[R] Pointwise Confidence Bounds on Logistic Regression

Bryan Hanson hanson at depauw.edu
Fri Jun 20 01:54:51 CEST 2008


Thanks so much to all who offered assistance.  I have to say it would have
taken me a long time to figure this out, so I am most grateful.  Plus,
studying your examples greatly improves my understanding.

As a follow up, the fit process gives the following error:

Warning messages:
1: In eval(expr, envir, enclos) :
  non-integer #successes in a binomial glm!

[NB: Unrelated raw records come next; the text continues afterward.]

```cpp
struct PassReadback {
    std::vector<double> ered;
    int32_t info[8];
    std::vector<uint8_t> valid;
    Judgement jd;
    explicit PassReadback(const mvs_deform_s* h) : ered(MVS_ERED_SIZE), valid(h->K) {}
    int run() const { return info[0]; }
    int download(mvs_deform_s* h, const mvs_deform_params& p) {
        HIPCHK(hipMemcpyAsync(ered.data(), h->d_energy, sizeof(double) * MVS_ERED_SIZE, hipMemcpyDeviceToHost, h->stream));
        HIPCHK(hipMemcpyAsync(info, h->d_info, sizeof info, hipMemcpyDeviceToHost, h->stream));
        if (h->K) HIPCHK(hipMemcpyAsync(valid.data(), h->d_valid, (size_t)h->K, hipMemcpyDeviceToHost, h->stream));
        return read_judgement(h, p, &jd);
    }
    mvs_deform_stats fill(mvs_deform_s* h, const mvs_deform_params& p, int cg_iters, int launches, int active, mvs_deform_stats* st) const {
        mvs_deform_stats out{};
        out.arap_iters_run = run();
        out.cg_iters = cg_iters;
        for (int i = 0; i < 8; ++i) out.energy[i] = i < p.arap_iters ? ered[MVS_ERED_FIN + i] : 0.0;
        out.cg_rel_residual = std::sqrt(std::max(0.0, jd.last_worst2));
        out.worst_rel_residual_in_batch = std::sqrt(std::max(0.0, jd.worst2));
        out.solves_in_batch = jd.solves;
        out.unconverged_solves = jd.missed;
        out.escalated = jd.esc ? 1 : 0;
        out.cg_launches = launches; out.cg_active = active;
        int nv = 0;
        for (uint8_t v : valid) nv += v;
        out.n_valid = nv;
        h->last = out;
        if (st) *st = out;
        collect_timers(h);
        return out;
    }
};

}

int harvest(mvs_deform_s* h, const mvs_deform_params& p, const CgPlan& plan, mvs_deform_stats* st) {
    if (use_ras(h, p)) return harvest_ras(h, p, st);
    const size_t n = (size_t)plan.total_slots(p.arap_iters) * MVS_CG_SLOT;
    std::vector<double> slots(n);
    PassReadback rb(h);
// ... 8 lines not shown
    for (int it = 0; it < run; ++it) {
        const double* S = slots.data() + plan.offset(it);
        const int cg = plan.n[it];
        int first = -1;
        auto gamma_of = [&](int i, int c) {
            if (i < cg) return S[(size_t)i * MVS_CG_SLOT + MVS_CG_FIN + 3 + c];
            double g = 0.0;
            for (int b = 0; b < nb; ++b) g += S[(size_t)i * MVS_CG_SLOT + c * MVS_NBMAX + b];
            return g;
        };
        for (int i = 0; i <= cg; ++i) {
            bool frozen = true;
            for (int c = 0; c < 3; ++c) {
                const double gam = gamma_of(i, c), bn = S[MVS_CG_FIN + 6 + c];
                if (gam > 0.0 && gam > STOP_AT * STOP_AT * p.cg_tol * p.cg_tol * bn) frozen = false;
            }
            if (frozen) { first = i; break; }
        }
        if (first < 0) { all_conv = false; h->cg_plan[it] = std::min(p.cg_max_iters, 2 * cg); first = cg; }
        else h->cg_plan[it] = std::min(p.cg_max_iters, first + first / 8 + 2);
        launches += cg; active += first;
        if (mvs_debug_level()) fprintf(stderr, "[mvs] arap it %d: CG frozen at %d of %d (gamma0 %.3e bn %.3e), true residual %.3e\n", it, first, cg, gamma_of(0, 0), S[MVS_CG_FIN + 6], std::sqrt(std::max(0.0, jd.last_row[it])));
    }
    for (int it = run; it < p.arap_iters; ++it)
        if (h->cg_plan[it] == 0 || h->cg_iters == 0) h->cg_plan[it] = h->cg_plan[std::max(0, run - 1)];
    h->cg_iters = 1;
    const int cg = plan.max(p.arap_iters);
    const mvs_deform_stats out = rb.fill(h, p, cg, launches, active, st);
    if (!all_conv && cg >= p.cg_max_iters) {
        mvs_set_error("global solve did not reach cg_tol in cg_max_iters=%d (rel residual %.3e)", cg, out.worst_rel_residual_in_batch);
        return MVS_E_SOLVER;
    }
    return judged_status(jd, p);
}

int harvest_ras(mvs_deform_s* h, const mvs_deform_params& p, mvs_deform_stats* st, const RasPlan* used) {
    const RasPlan rp = used ? *used : probe_ras(h);
    const int ss = ras_slot_size(h), NP = h->ras.NP, NPpad = h->ras.NPpad;
    const size_t nslots = (size_t)rp.total(p.arap_iters);
    std::vector<double> fin(nslots * 8);
    std::vector<int32_t> iters(nslots * NP);
    PassReadback rb(h);
    HIPCHK(hipMemcpy2DAsync(fin.data(), 8 * sizeof(double), h->d_ras_slots + 3 * (size_t)NPpad, (size_t)ss * sizeof(double), 8 * sizeof(double), nslots,
                            hipMemcpyDeviceToHost, h->stream));
    HIPCHK(hipMemcpyAsync(iters.data(), h->d_ras_iters, iters.size() * sizeof(int32_t), hipMemcpyDeviceToHost, h->stream));
    int rc = rb.download(h, p);
    if (rc) return rc;
    const Judgement& jd = rb.jd;
    const int run = rb.run();
    const double tol2 = p.cg_tol * p.cg_tol;
    int launches = 0, active = 0, max_local = 0, worst_first = 0;
    bool all_conv = true;
    size_t slot = 0;
    for (int it = 0; it < p.arap_iters; ++it) {
        const int n = rp.n[it];
        if (it >= run) { slot += n; continue; }
        const double* F = fin.data() + (slot + n - 1) * 8;
        const double bn[3] = {F[3], F[4], F[5]};
        const bool idle = F[6] != 0.0;
        const int ran = (int)F[7];
        const double final2 = jd.last_row[it];
        auto rel2_at = [&](int i) {
            double worst = 0.0;
            for (int c = 0; c < 3; ++c) {
                const double g = fin[(slot + i) * 8 + c];
                if (g > 0.0 && bn[c] > 0.0) worst = std::max(worst, g / bn[c]);
                else if (g > 0.0) worst = INFINITY;
            }
            return worst;
        };
        for (int i = 0; i < n; ++i) {
            int mx = 0;
            for (int q = 0; q < NP; ++q) mx = std::max(mx, iters[(slot + i) * NP + q]);
            max_local += mx;
        }
        launches += n; active += ran;
        const bool ok = final2 >= 0.0 && final2 <= tol2;
        if (!ok) { all_conv = false; h->ras_plan[it] = std::min(RAS_MAX_SWEEPS, 2 * n); worst_first = std::max(worst_first, n); }
        else {
            int most = ran + (idle ? 0 : 1);
            for (int q = 0; q < jd.rows; ++q) most = std::max(most, jd.used[q][it]);
            h->ras_plan[it] = std::min(RAS_MAX_SWEEPS, most + ras_spares(most));
            if (!h->ras_mix_any) worst_first = std::max(worst_first, ran - 1);
        }
        if (mvs_debug_level()) {
            fprintf(stderr, "[mvs] arap it %d: %d of %d planned sweeps ran%s (true final residual %.3e) -> plan %d\n", it, ran, n, idle ? "" : " — no spare left",
                    std::sqrt(std::max(0.0, final2)), h->ras_plan[it]);
            if (mvs_debug_level() >= 2) {
                fprintf(stderr, "[mvs]   residual of each sweep's input:");
                for (int i = 0; i < std::min(n - 1, ran); ++i) fprintf(stderr, " %.2e", std::sqrt(rel2_at(i)));
                fprintf(stderr, "\n");
            }
        }
        slot += n;
    }
    {
        double a0; int m0;
        ras_default_bracket(h, &a0, &m0);
        double a = h->ras_a > 0.0 ? h->ras_a : a0;
        if (!all_conv || jd.esc || worst_first > 9) {
            a = std::max(a / 3.0, RAS_A_FLOOR);
        } else if (worst_first <= 4 && a < a0) {
            a = std::min(a0, a * 1.5);
            for (int it = 0; it < run; ++it) h->ras_plan[it] = std::min(RAS_MAX_SWEEPS, h->ras_plan[it] + 2);
        }
        if (a != h->ras_a) { h->ras_a = a; h->ras_m = ras_steps_for(a); }
        if (mvs_debug_level()) fprintf(stderr, "[mvs] patch solver bracket a = %.4f, %d steps per sweep\n", h->ras_a, h->ras_m);
    }
    for (int it = run; it < p.arap_iters; ++it)
        if (h->ras_plan[it] == 0) h->ras_plan[it] = h->ras_plan[std::max(0, run - 1)];
    rb.fill(h, p, max_local, launches, active, st);
    h->cg_iters = std::max(h->cg_iters, 1);
    return judged_status(jd, p);
}

CgPlan probe_cg(const mvs_deform_s* h, const mvs_deform_params& p) {
    CgPlan c;
    for (int i = 0; i < 8; ++i)
        c.n[i] = (h->cg_iters > 0 && h->cg_plan[i] > 0) ? std::min(h->cg_plan[i], p.cg_max_iters) : std::min(p.cg_max_iters, 192);
    return c;
}
```

multiviewstitch_amd/csrc/engine.h:

```cpp
#ifndef MVS_ENGINE_H_
#define MVS_ENGINE_H_

#include <hip/hip_runtime.h>
#include <stdint.h>
#include <string>
#include <vector>
#include <map>
#include "../../include/mvs.h"

void mvs_set_error(const char* fmt, ...);
int  mvs_check_hip(hipError_t e, const char* what);
#define HIPCHK(x) do { int _rc = mvs_check_hip((x), #x); if (_rc) return _rc; } while (0)

struct GridDev {
    float    minx, miny, minz;
    float    h, inv_h;
    int32_t  nx, ny, nz;
    int64_t  P;
    int64_t  index_base;
    const float4*  spos;
    const double*  tpos;
    const double*  tnrm;
    const int32_t* cell_start;
    int32_t  NX, NY, NZ;
    const int32_t* coarse_start;
};

struct SellDev {
    int32_t  V, nslices;
    int32_t  single_pass;
    const int32_t* slice_off;
    const int32_t* col;
    const int32_t* opp0;
    const int32_t* opp1;
    double*        w;
    double*        diag;
    const int32_t* is_ctrl;
};

struct ChebCoef { double c0, c1[32], c2[32]; };

struct RasDev {
    int32_t NP, NPpad, W, LS;
    const int32_t* pnloc;
    const int32_t* pown;
    const int32_t* l2g;
    const int16_t* lcol;
    const int32_t* gent;
    const int32_t* gcol;
    int32_t HS;
    const int32_t* pnh;
    const int32_t* hl2g;
};

#define MVS_NBMAX 256
#define MVS_CG_FIN (6 * MVS_NBMAX)
#define MVS_CG_SLOT (MVS_CG_FIN + 16)
#define MVS_ERED_IT (7 * MVS_NBMAX)
#define MVS_ERED_FIN (8 * MVS_ERED_IT)
#define MVS_ERED_SIZE (MVS_ERED_FIN + 8)

// ... 64 lines not shown
    int64_t V = 0, F = 0, K = 0, P = 0;
    double *d_pts = nullptr, *d_nrm = nullptr, *d_sol = nullptr, *d_rot = nullptr;
    int32_t *d_faces = nullptr, *d_vf_ptr = nullptr, *d_vf = nullptr;
    SellDev sell{};
    int32_t *d_slice_off = nullptr, *d_col = nullptr, *d_opp0 = nullptr, *d_opp1 = nullptr, *d_is_ctrl = nullptr;
    double *d_w = nullptr, *d_diag = nullptr;
    int64_t n_entries = 0;
    std::vector<int32_t> h_nodes;
    int32_t *d_nodes = nullptr, *d_nbr = nullptr;
    void *d_knn_ws = nullptr;
    int nbr_k = 0;
    double *d_node_pts = nullptr, *d_node_nrm = nullptr, *d_ctrl_raw = nullptr, *d_ctrl_a = nullptr, *d_ctrl_b = nullptr;
    double *d_ctrl_final = nullptr;
    uint8_t *d_valid = nullptr;
    float *d_d2min = nullptr;
    int32_t *d_counts = nullptr;
    mvs_cand *d_records = nullptr;
    int64_t *d_top_idx = nullptr;
    int32_t *d_heavy = nullptr;
    int32_t *d_heavy2 = nullptr;
    double* d_near_prev = nullptr;
    float* d_lim = nullptr;
    int32_t *d_mid = nullptr, *d_mid2 = nullptr;
    int near_age = 0;
    unsigned long long* d_ng_sync = nullptr;
    unsigned long long ng_pass = 0;
    int graph_prev_nn = 0;
    float* d_prev_d2 = nullptr;
    double* d_prev_node = nullptr;
    bool prev_valid = false;
    int graph_ready_nn = 0;
    bool weights_ready = false;
    const int32_t* heavy_pending = nullptr;
    int heavy_flip = 0;
    GridDev grid{};
    float4 *d_spos = nullptr;
    double *d_tpos = nullptr, *d_tnrm = nullptr;
    int32_t *d_cell_start = nullptr, *d_coarse_cnt = nullptr;
    bool has_target = false;
    double *d_rws[2] = {nullptr, nullptr}, *d_p = nullptr, *d_coef = nullptr;
    double *d_slots = nullptr;
    double *d_energy = nullptr;
    int32_t *d_info = nullptr;
    int64_t slots_cap = 0;
    int cg_iters = 0;
    int cg_plan[8] = {0, 0, 0, 0, 0, 0, 0, 0};
    RasDev ras{};
    bool has_ras = false;
    int64_t ras_rows = 0;
    int ras_block = 1024;
    double *d_ras_x2 = nullptr, *d_ras_b = nullptr, *d_ras_slots = nullptr, *d_ras_pw = nullptr, *d_ras_pd = nullptr;
    int32_t *d_ras_iters = nullptr;
    int64_t ras_slots_cap = 0;
    int ras_plan[8] = {0, 0, 0, 0, 0, 0, 0, 0};
    double ras_a = 0.0;
    int ras_m = 0;
    double* d_ctl = nullptr;
    unsigned* d_bar = nullptr;
    void* d_sh = nullptr;
    int64_t sh_K = 0; int sh_nranks = 0; size_t sh_off_pack = 0, sh_off_all = 0;
    size_t sh_off_recin = 0, sh_off_cntin = 0, sh_off_tblk = 0, sh_off_tall = 0;
    double* d_bpure = nullptr;
    double* d_ras_tail = nullptr;
    int assoc_passes = 0;
    int ras_mix_any = 0, ras_mix_calm = 0;
    double* d_ras_mixf = nullptr;
    double* d_ras_mixp = nullptr;
    volatile double* h_ctl = nullptr;
    int ras_hist[8][4] = {};
    int ras_hist_n[8] = {};
    bool graph_in_local = false;
    uint64_t seq_enqueued = 0;
    uint64_t seq_peeked = 0;
    uint64_t seq_harvested = 0;
    uint64_t bump_seq[8] = {0, 0, 0, 0, 0, 0, 0, 0};
    struct Timing {
        int mode = 0;
        std::map<std::string, PhaseTimer> timers;
        std::vector<std::pair<std::string, std::pair<hipEvent_t, hipEvent_t>>> pending;
        std::vector<hipEvent_t> event_pool;
        std::map<std::string, int64_t> pending_launches;
        struct SweepSample { int first, n_a, n_b; };
        std::vector<SweepSample> samples;
        std::vector<size_t> sample_off;
        std::vector<int> sample_pass_first;
        double* h_sample = nullptr;
        size_t sample_cap = 0, sample_used = 0;
    } timing;
    mvs_deform_stats last{};
    void* arena_mesh = nullptr;
    void* arena_tab = nullptr;
    void* arena_nodes = nullptr;
    void* arena_target = nullptr;
    size_t arena_target_bytes = 0;
    void* arena_probe = nullptr;
    size_t arena_probe_bytes = 0;
    bool saw_abandon = false;
    double gaveup_seen[8] = {0, 0, 0, 0, 0, 0, 0, 0};
    struct TestHooks {
        int maxspin = 0;
        int plan_cap = 0;
        int skip_wg = -1;
        int group_leave = 0;
    } dbg;
    int group_batches = 0;
    ChebCoef* d_cheb = nullptr;
    ChebCoef h_cheb[2];
    double cheb_a_dev = -1.0; int cheb_m_dev = 0, cheb_m2_dev = 0;
    int32_t* d_deg = nullptr;
};
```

Is this something I should worry about?  It doesn't arise from glm or
glm.fit 

Thanks, Bryan

For the record, a final complete working code is appended below.

x <- c(1:40)
y1 <- c(rep(0.1,10), rep(NA, 10), rep(0.9,20))
y2 <- c(rep(0.1,15), rep(NA, 10), rep(0.9,15))
data <- as.data.frame(cbind(x,y1,y2))
plot(x, y1, pch = 1, ylim = c(0,1), col = "red", main = "Logistic Regression
w/Confidence Bounds", ylab = "y values",  xlab = "x values")
points(x, y2, pch = 3, col = "blue")
abline(h = 0.5, col = "gray")
fit1 <- glm(y1~x, family = binomial(link = "logit"), data, na.action =
na.omit)
fit2 <- glm(y2~x, family = binomial(link = "logit"), data, na.action =
na.omit)
lines(fit1$model$x, fit1$fitted.values, col = "red")
lines(fit2$model$x, fit2$fitted.values, col = "blue")

## predictions on scale of link function
pred1 <- predict(fit1, se.fit = TRUE)
pred2 <- predict(fit2, se.fit = TRUE)

## constant for 95% confidence bands
## getting two t values is redundant here as fit1 and fit2
## have same residual df, but the real world may be different
res.df <- c(fit1$df.residual, fit2$df.residual)
## 0.975 because we want 2.5% in upper and lower tail
const <- qt(0.975, df = res.df)

## confidence bands on scale of link function
upper1 <- pred1$fit + (const[1] * pred1$se.fit)
lower1 <- pred1$fit - (const[1] * pred1$se.fit)
upper2 <- pred2$fit + (const[2] * pred2$se.fit)
lower2 <- pred2$fit - (const[2] * pred2$se.fit)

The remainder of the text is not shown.